Ganty writes "I recently purchased a Lenovo W500 notebook, and after 'downgrading' to XP and creating a dual partition, I found that I had a battery life of nearly three hours using the long-life battery, at this point I was a happy camper because it means that I can watch a DVD during a flight. I then tried various Linux distributions and found the battery life under FOS to be very disappointing, with an average of 45 minutes before a warning message. After settling on Ubuntu I then spent three days trying various hardware tweaks but I only managed to increase the battery life to one and a half hours. Unwanted services have been disabled, laptop mode has been enabled, the dual core CPU reduces speed when idle and the hard drive spins down when not needed. Obviously Apple with their X86 hardware and BSD based OS have got it right because the MacBooks last for hours, and a stock install of MS Windows XP gives me three hours of life. Why is battery life on notebooks so poor when using Linux? Some have suggested disabling various hardware items such as bluetooth and running the screen at half brightness but XP doesn't require me to do this and still gives a reasonable battery life."

3 of 907 comments (clear)

  1. Re:Do you have non anecdotal evidence? by Anonymous Coward · · Score: 5, Interesting

    XP's default file system is NTFS, and NTFS is journaled, so I don't think Linux gets an easy out there...

  2. Buggy DSDT in BIOS by SoCalChris · · Score: 5, Interesting

    I've personally experienced issues with my laptop BIOS. It works properly in Windows, but a lot of the ACPI functions just flat out don't work in Linux.

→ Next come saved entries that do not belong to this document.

__device__ __forceinline__ double y_at(const double *y, int nvalid, int idx) {
    return (idx < nvalid) ? y[idx] : 0.0;
}
__device__ __forceinline__ double y_at_padded(const double *y, int nvalid, int idx) {
    return y[(idx < nvalid) ? idx : nvalid - 1];
}


template <int G>
__device__ __forceinline__ double sinc_terms_general(const double *y, int nvalid, int ylen, int offset, int nl, int nr,
                                                     double phil, double phir, int max_depth, int lig = -1) {
    if (lig < 0) lig = lane_id() & (G - 1);
    const int side = lig & 1;
    const double ph = side ? phir : phil;
    const double s0 = sinpi(ph);
    const double inv_dd = 1.0 / (ph + (double)max_depth);
    const int ibase = side ? (offset + nl) : (offset + nr);
    double acc = 0.0;
    for (int n = (lig >> 1); n <= max_depth; n += G / 2) {
        const double a = M_PI * (ph + (double)n);
        int idx = side ? (ibase + n) : (ibase - n);
        idx = (idx < 0) ? 0 : idx;
        idx = (idx >= ylen) ? (ylen - 1) : idx;
        const double r_lag = y_at(y, nvalid, idx);
        const double sgn_s0 = (n & 1) ? -s0 : s0;
        const double first = sgn_s0 * rcp_nr2(a);
        const double second = fma(0.5, cos_0_pi(a * inv_dd), 0.5);
        acc = fma(r_lag * first, second, acc);
    }
    return acc;
}

struct sinc_stream_t {
    double pn, C, d, kappa, acc0, acc1;
    const double *yp;
};

template <int NSTEP>
__device__ __forceinline__ void sinc_stream_init(sinc_stream_t &s, const double *y, int side, int n0, int ibase_l, int ibase_r,
                                                 double phil, double phir, int max_depth) {
    constexpr double S = (double)NSTEP;
    const double ph = side ? phir : phil;
    const double h2 = M_PI * rcp_nr2(ph + (double)max_depth);
    s.pn = ph + (double)n0;
    const double theta0 = h2 * s.pn, delta = h2 * S;
    s.C = cos_0_pi(theta0);
    s.d = cos_0_pi(theta0 + delta) - s.C;
    const double sh = sin_poly(0.5 * delta);
    s.kappa = 4.0 * sh * sh;
    s.yp = y + (side ? (ibase_r + n0) : (ibase_l - n0));
    s.acc0 = 0.0; s.acc1 = 0.0;
}

template <int NSTEP>
__device__ __forceinline__ void sinc_stream_block4(sinc_stream_t &s, const int step) {
    constexpr double S = (double)NSTEP;
    const double y0 = s.yp[0], y1 = s.yp[step], y2 = s.yp[2 * step], y3 = s.yp[3 * step];
    const double p0 = s.pn, p1 = s.pn + S, p2 = s.pn + 2.0 * S, p3 = s.pn + 3.0 * S;
    const double q01 = p0 * p1, q23 = p2 * p3;
    const double r = rcp_nr1(q01 * q23);
    const double r01 = r * q23, r23 = r * q01;
    const double t0 = y0 * (r01 * p1), t1 = y1 * (r01 * p0), t2 = y2 * (r23 * p3), t3 = y3 * (r23 * p2);
    s.acc0 += t0; s.acc1 = fma(t0, s.C, s.acc1);
    s.C += s.d; s.d = fma(-s.kappa, s.C, s.d);
    s.acc0 += t1; s.acc1 = fma(t1, s.C, s.acc1);
    s.C += s.d; s.d = fma(-s.kappa, s.C, s.d);
    s.acc0 += t2; s.acc1 = fma(t2, s.C, s.acc1);
    s.C += s.d; s.d = fma(-s.kappa, s.C, s.d);
    s.acc0 += t3; s.acc1 = fma(t3, s.C, s.acc1);
    s.C += s.d; s.d = fma(-s.kappa, s.C, s.d);
    s.pn += 4.0 * S;
    s.yp += 4 * step;
}

template <int NSTEP>
__device__ __forceinline__ void sinc_stream_tail(sinc_stream_t &s, const int step, const int rem) {
    constexpr double S = (double)NSTEP;
    const double y0 = s.yp[0], y1 = (rem > 1) ? s.yp[step] : 0.0, y2 = (rem > 2) ? s.yp[2 * step] : 0.0;
    const double p0 = s.pn, p1 = s.pn + S, p2 = s.pn + 2.0 * S;
    const double q01 = p0 * p1;
    const double r = rcp_nr1(q01 * p2);
    const double r01 = r * p2;
    const double t0 = y0 * (r01 * p1), t1 = y1 * (r01 * p0), t2 = y2 * (r * q01);
    s.acc0 += t0; s.acc1 = fma(t0, s.C, s.acc1);
    s.C += s.d; s.d = fma(-s.kappa, s.C, s.d);
    s.acc0 += t1; s.acc1 = fma(t1, s.C, s.acc1);
    s.C += s.d;
    s.acc0 += t2; s.acc1 = fma(t2, s.C, s.acc1);
}

__device__ __forceinline__ double sinc_stream_result(const sinc_stream_t &s, int n0, double k) {
    const double acc = s.acc0 + s.acc1;
    return rounded(((n0 & 1) ? -acc : acc) * k);
}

This is due to a compiler that lets the code compile with errors (Mainly functions that don't return a value when they should). This allows the BIOS programmers to be lazy, and write half assed power functions that don't work properly.

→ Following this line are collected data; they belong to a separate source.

demi_amd/csrc/jit.hpp:

```cpp
#pragma once
#include "knobs.hpp"

#include <dlfcn.h>

#include <algorithm>
#include <cstdio>
#include <cstdlib>
#include <cstring>
#include <string>
#include <vector>

#include "sim_core.hpp"

namespace demi_jit {

struct FxSchedule {
  bool ok = false;
  std::vector<uint32_t> cls;
  std::vector<int32_t> slot;
};
enum : uint32_t { FXK_SEND = 0, FXK_CANCEL = 1, FXK_TSET = 2, FXK_CRASH = 3 };
inline uint32_t fx_class_of(uint32_t row) {
  const uint32_t op = row & 0x3Fu, type = (row >> 17) & 0x7Fu;
  if (op == DEMI_OP_SEND || op == DEMI_OP_BCAST) return FXK_SEND << 16;
// ... 135 lines not shown
    if (is_fx(pc)) {
      const uint32_t c = fx_class_of(h.code[pc]);
      int32_t j = next;
      while (j < (int32_t)S.cls.size() && S.cls[j] != c) j++;
      if (j >= (int32_t)S.cls.size()) { S.cls.push_back(c); j = (int32_t)S.cls.size() - 1; }
      S.slot[pc] = j;
      next = j + 1;
    }
    uint32_t o[2];
    const int k = succ(pc, o);
    for (int i = 0; i < k; i++) if (o[i] < n) lo[o[i]] = std::max(lo[o[i]], next);
  }
  {
    std::vector<int32_t> used(S.cls.size(), 0), remap(S.cls.size(), -1);
    for (uint32_t pc = 0; pc < n; pc++) if (S.slot[pc] >= 0) used[S.slot[pc]] = 1;
    std::vector<uint32_t> cls2;
    for (size_t j = 0; j < S.cls.size(); j++) if (used[j]) { remap[j] = (int32_t)cls2.size(); cls2.push_back(S.cls[j]); }
    for (uint32_t pc = 0; pc < n; pc++) if (S.slot[pc] >= 0) S.slot[pc] = remap[S.slot[pc]];
    S.cls.swap(cls2);
  }
  S.ok = S.cls.size() <= DEMI_FX_CAP;
  return S;
}

inline uint32_t k1_fxq_slots(const demi::DevModel& h, bool sched) {
  if (!sched) return DEMI_FX_CAP;
  const FxSchedule fxs = fx_schedule(h);
  if (!fxs.ok) return DEMI_FX_CAP;
  uint32_t nq = 0;
  for (uint32_t c : fxs.cls) nq += (c >> 16) == FXK_SEND;
  return nq ? nq : 1u;
}

inline std::string generate_vm(const demi::DevModel& h, bool sched = false) {
  using namespace demi;
  std::string s;
  char buf[512];
  auto emit = [&](const char* fmt, auto... a) { snprintf(buf, sizeof buf, fmt, a...); s += buf; };
  FxSchedule fxs;
  std::vector<uint32_t> fxq_of_slot;
  if (sched) fxs = fx_schedule(h);
  if (fxs.ok) {
    s += "#define DEMI_JIT_FX_SCHED 1\n#define DEMI_JIT_FX_APPLY";
    uint32_t nq = 0;
    for (size_t j = 0; j < fxs.cls.size(); j++) {
      const uint32_t c = fxs.cls[j], type = c & 0xFFu;
      const bool snd = (c >> 16) == FXK_SEND;
      emit(" DEMI_FX_SLOT(%zu, %uu, %uu, %uu, %uu, %uu)", j, c >> 16, (c >> 8) & 0xFFu, type, snd ? 0u : (h.meta[type & 31u] >> 8), snd ? nq : 0u);
      fxq_of_slot.push_back(snd ? nq : 0u);
      if (snd) nq++;
    }
    emit("\n#define DEMI_JIT_FXQ_SLOTS %uu\n", nq ? nq : 1u);
  }
  s += "namespace demi {\n";
  const bool long_msg = h.npay > 2;
  const char* fx_pack_fn = long_msg ? "fx_pack_area" : "fx_pack";
  if (fxs.ok)
    s += std::string("#define DEMI_FX_AT(SLOT, Q, OP, TYPE, TGT, ...) { mem.fxq[(Q) * 64] = ") + fx_pack_fn + "(OP, TYPE, TGT, __VA_ARGS__); nfx |= 1u << (SLOT); }\n"
         "#define DEMI_FX_MARK(SLOT) { nfx |= 1u << (SLOT); }\n";
  else
    s += std::string("#define DEMI_FX(OP, TYPE, TGT, ...) { if (nfx >= DEMI_FX_CAP) { flags |= DEMI_V_QUEUE_OVF; goto done; } "
         "mem.fxq[nfx * 64] = ") + fx_pack_fn + "(OP, TYPE, TGT, __VA_ARGS__); nfx++; }\n";
  const bool wide = h.wide != 0;
  const unsigned RM = wide ? 65535u : 255u, SM = wide ? 15u : 7u;
  emit("__device__ inline uint32_t vm_run_jit(const Tables& t, const LaneMem& mem, %s w, uint32_t& flags, uint64_t& app_rng) {\n",
       wide ? "word_t" : "uint32_t");
// ... 299 lines not shown
```

demi_amd/csrc/k1_random_explore.hpp:

```cpp
#pragma once

#include "sim_core.hpp"

#ifndef DEMI_VM_RUN
#define DEMI_VM_RUN vm_run
#endif

namespace demi {

struct K1Args {
  const DevModel* model;
  const uint64_t* trace;
  uint32_t n_ev;
  uint32_t exists;
  uint64_t seed_base;
  const uint64_t* seeds;
  uint64_t n;
  uint32_t max_messages, interval, looking_for_valid, looking_for;
  demi_verdict* out;
  unsigned long long* work_counter;
  uint32_t p_max;
  uint32_t* spill;
  demi_rec_event* rec_out;
  uint32_t* rec_count;
// ... 330 lines not shown
    __syncthreads();
  }
  auto td_ptr = [&](uint32_t e) -> unsigned char* { return tdir + ((e >> 2) << 8) + (e & 3u); };
#ifdef DEMI_JIT_NT
  constexpr bool TIX32 = DEMI_JIT_NT <= 16u;
#else
  constexpr bool TIX32 = false;
#endif
  auto tix_of = [&](uint32_t type) -> uint32_t {
    return TIX32 ? (((uint32_t)tix_packed >> (2 * type)) & 3u) : ((uint32_t)(tix_packed >> (2 * type)) & 3u);
  };
  auto timer_entry = [&](word_t pw, uint32_t& e) -> bool {
    const uint32_t ty = w_type(pw);
    e = w_dst(pw) * NTT + tix_of(ty);
    return w_src(pw) == DL && ((timer_types >> ty) & 1u);
  };
  const uint32_t E = t.E, exists = t.exists;
  const uint32_t max_messages = args.max_messages ? args.max_messages : 0x7FFFFFFFu;
  const uint32_t interval = args.interval;

  int ph = PH_IDLE;
  bool fresh = false;
  uint64_t sched = 0, rng = 0, hash = 0;
  uint64_t inst = 0, inst_end = 0;
  uint32_t exec_no = 0;
  uint64_t app_rng = 0;
  uint32_t n_pend = 0, count = 0, cnt_mod = 0, tidx = 0, inj_lo = 0, inj_hi = 0, batch_no = 0;
  uint32_t fl_off = 0, fl_cnt = 0;
  uint32_t n_norm = 0, n_pairs = 0;
  uint64_t pairmask = 0, te_rng = 0;
  Net net;
  net.inaccessible = 0; net.killed = 0; pairs_clear(net.partitioned);
  uint64_t reach = 0;
  uint64_t tq = 0, resend = 0;
  uint32_t n_tq = 0, n_resend = 0;
  tmask_t just = 0, rep = 0;
  auto reach_row = [&](uint32_t snd) -> uint32_t {
#ifdef DEMI_BIG
    return (s_batch[(size_t)(batch_no - 1u) * K1_BATCH_WORDS + 7u + (snd >> 1)] >> (16u * (snd & 1u))) & 0xFFFFu;
#else
    return (uint32_t)(reach >> (snd * 8)) & 0xFFu;
#endif
  };
  auto pair_has = [&](uint32_t pr) -> bool {
#ifdef DEMI_BIG
    bool h = false;
    for (uint32_t i = 0; i < n_pairs; i++) h |= pair_get(i) == pr;
    return h;
#else
    return (pairmask >> pr) & 1ull;
#endif
  };
  uint32_t viol = 0, flags = 0;
  uint32_t blocked = 0;
#ifdef DEMI_JIT_NO_CRASH
  constexpr bool CRASHES = false;
#else
  constexpr bool CRASHES = true;
#endif
  uint32_t hits = 0;
  word_t lastw = 0;
#ifdef DEMI_K1_NO_LASTW
#define LASTW() pend_load(mem, n_pend - 1)
#define LASTW_SET(W) do {} while (0)
#define LASTW_RELOAD() do {} while (0)
#else
#define LASTW() lastw
#define LASTW_SET(W) do { lastw = (W); } while (0)
#define LASTW_RELOAD() do { if (n_pend != 0) lastw = pend_load(mem, n_pend - 1); } while (0)
// ... 20 lines not shown
  } while (0)

#define PEND_APPEND(WORD, ID, TD_ENTRY)                               \
  do {                                                                \
    if (n_pend + n_norm >= PMAX) { flags |= DEMI_V_PENDING_OVF; }     \
    else {                                                            \
      pend_store(mem, n_pend, (WORD));                                \
      LASTW_SET(WORD);                                                \
      if (REC) aux_store(mem, n_pend, (ID));                          \
      if ((TD_ENTRY) >= 0) {                                          \
        unsigned char* const p_ = td_ptr((uint32_t)(TD_ENTRY));       \
        *p_ = (unsigned char)((*p_ == TD_NONE) ? n_pend : TD_MANY);   \
      }                                                               \
      n_pend++;                                                       \
    }                                                                 \
  } while (0)

#define NORM_APPEND(WORD, ID)                                         \
  do {                                                                \
    if (n_pend + n_norm >= PMAX) { flags |= DEMI_V_PENDING_OVF; }     \
    else {                                                            \
      const word_t w_ = (WORD);                                       \
      const uint32_t pr_ = w_src(w_) * MAX_ACT + w_dst(w_);           \
      norm_store(n_norm, w_);                                         \
      if (REC) norm_aux_store(n_norm, (ID));                          \
      if (!pair_has(pr_)) { pair_set(n_pairs, pr_); n_pairs++; if (!BIG_TU) pairmask |= 1ull << pr_; } \
      n_norm++;                                                       \
    }                                                                 \
  } while (0)

#define TIMER_BIT(RCV, TYPE) ((tmask_t)1 << ((RCV) * DEMI_MAX_TIMER_TYPES + tix_of(TYPE)))

  auto enqueue_timer = [&](uint32_t rcv, uint32_t type, tmask_t tbit) {
    const uint64_t b = (uint64_t)tq_pack(rcv, type, BIG_TU ? tix_of(type) : 0u);
    if (just & tbit) {
      if (n_resend >= DEMI_RESEND_CAP) { flags |= DEMI_V_QUEUE_OVF; return; }
      resend |= b << (8 * n_resend);
      n_resend++;
    } else {
      if (n_tq >= DEMI_TQ_CAP) { flags |= DEMI_V_QUEUE_OVF; return; }
      tq |= b << (8 * n_tq);
      n_tq++;
    }
  };

  auto pend_remove = [&](uint32_t idx, word_t rw, word_t lw) {
    const uint32_t last = n_pend - 1;
    pend_store(mem, idx, lw);
    if (REC) aux_store(mem, idx, aux_load(mem, last));
    uint32_t e;
    if (timer_entry(rw, e)) { unsigned char* const p = td_ptr(e); if (*p == idx) *p = (unsigned char)TD_NONE; }
    if (idx != last && timer_entry(lw, e)) { unsigned char* const p = td_ptr(e); if (*p == last) *p = (unsigned char)idx; }
    n_pend = last;
    LASTW_RELOAD();
  };
  auto tdir_rebuild = [&]() {
    for (uint32_t j = 0; j < k1_tdir_words(A, NTT); j++) *reinterpret_cast<uint32_t*>(tdir + (j << 8)) = 0xFFFFFFFFu;
    for (uint32_t q = 0; q < n_pend; q++) {
      uint32_t e;
      if (timer_entry(pend_load(mem, q), e)) { unsigned char* const p = td_ptr(e); *p = (unsigned char)((*p == TD_NONE) ? q : TD_MANY); }
    }
  };
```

    You can fix a lot of these issues by following the instructions in one of the links below to decompile that portion of the BIOS, and recompile it using the Intel compiler. It isn't easy, and certainly isn't something an user should ever have to do. It did fix a lot of the power issues with my HP laptop though (Running hot, not booting on battery power unless a key was pressed, hibernation).

    See
    http://www.osnews.com/thread?230516
    http://ubuntuforums.org/showthread.php?t=1036051
    https://bugs.launchpad.net/ubuntu/+source/linux/+bug/272247?comments=all


    In this instance, you can blame MS's poor compiler for Linux's poor battery life.

  3. Re:Poor choice for screensaver? by DangerFace · · Score: 5, Interesting

    The last time I installed XP on my laptop I had lost some, but not all, of the OEM-supplied driver disks, and it ended up taking me a total of about eighteen hours of solid graft to get it to work. Incidentally, I grew up on Windows, and have only really gotten into FOSS stuff in the last three or four years, and the last time I installed Ubuntu (which took about twenty minutes) it had already configured my screen to the right resolution, got the wi-fi and bluetooth working, got the frickin' bog standard ethernet adapter working, and suggested that I might want to download the right drivers for my GPU by clicking OK and typing my password.

    When people say these things, I always have to wonder whether they have ever actually installed Windows. Maybe it's just me, but it takes longer for XP or Vista to simply copy the base installation to the hard drives than it does for me to set up Ubuntu, and I still have to look up which packages I need to install to listen to MP3s or watch DVDs.